Tawa mereka memecah lagi...
" Bukan,... bukan gitu, abi khan baru pulang, dan besok harus kerja ", bantahku.
" Iya..iya...udah yok mi,.. kita bobo...", ajak suamiku.
" Jangan lupa lho, periksa lagi pintu jendela sebelum kalian masuk kamar ", perintahku
pada mereka.

Kulirik jam, sudah pukul 10 kurang seperempat. Tak mungkin rasanya aku bercerita
malam ini. Suamiku tentu lelah, biar besok saja setelah sholat shubuh pikirku. Dan
kulihat suamiku sudah merebah di tempat tidur dan bersiap-siap untuk tidur. Iya,... nggak
mungkin malam ini, besok saja putusku. Tapi aku masih belum dapat memejamkan mata,
ingin rasanya hari segera berganti. Aku tidak biasa memendam sesuatu terhadap suamiku.
Aku ingin segera menumpahkan apa yang menjadi beban pikiranku. Yah,... insya Allah
nanti selepas shubuh...

Setelah qiyamul lail, sambil menunggu shubuh aku bergantian membaca qur'an dengan
suamiku. Seperti biasa suamiku dan anak-anak sholat shubuh di mesjid. Tinggal aku,
Sarah dan Asih sholat berjama'ah di rumah. Pada halaman terakhir aku membaca Al
Matsurat, suamiku pun tiba. Akhirnya setelah kulipat mukena dan kurapikan sajadah aku
berdiri di hadapan suamiku yang sedang duduk di tepi tempat tidur....
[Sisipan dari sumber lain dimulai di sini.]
# Julia-Tempering/Pigeons.jl

Hardware: AMD Instinct MI355X
Metric: replica-steps/sec (explore+swap), toy_mvn d=1024, n_chains=1024; round-trip rate (higher is better)
Workload: dtype f64

## Files before the change

### pigeons.jl_amd/csrc/pte_slice8.hpp

```cpp
#pragma once
#include "pte_slice7.hpp"

namespace pte {

#ifndef PTE_S8_BD
#define PTE_S8_BD 3
#endif
#ifndef PTE_S8_BS
#define PTE_S8_BS 9
#endif
constexpr int S8_BD = PTE_S8_BD;
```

" Mas,... mas masih ngantuk ? mau tidur lagi ? ".


" Nggak kog,... mas nggak ngantuk, kenapa de' ? ".
" Mmhhh... ada yang mau ade' omongin sama mas... ".
" Iya,.. tentang apa de' ? ", tanya suamiku seraya menarikku untuk duduk di hadapannya.
" Mmhh.. ini tentang Sarah mas,... ".
" Iya,.. ada apa memangnya sama Sarah ? ".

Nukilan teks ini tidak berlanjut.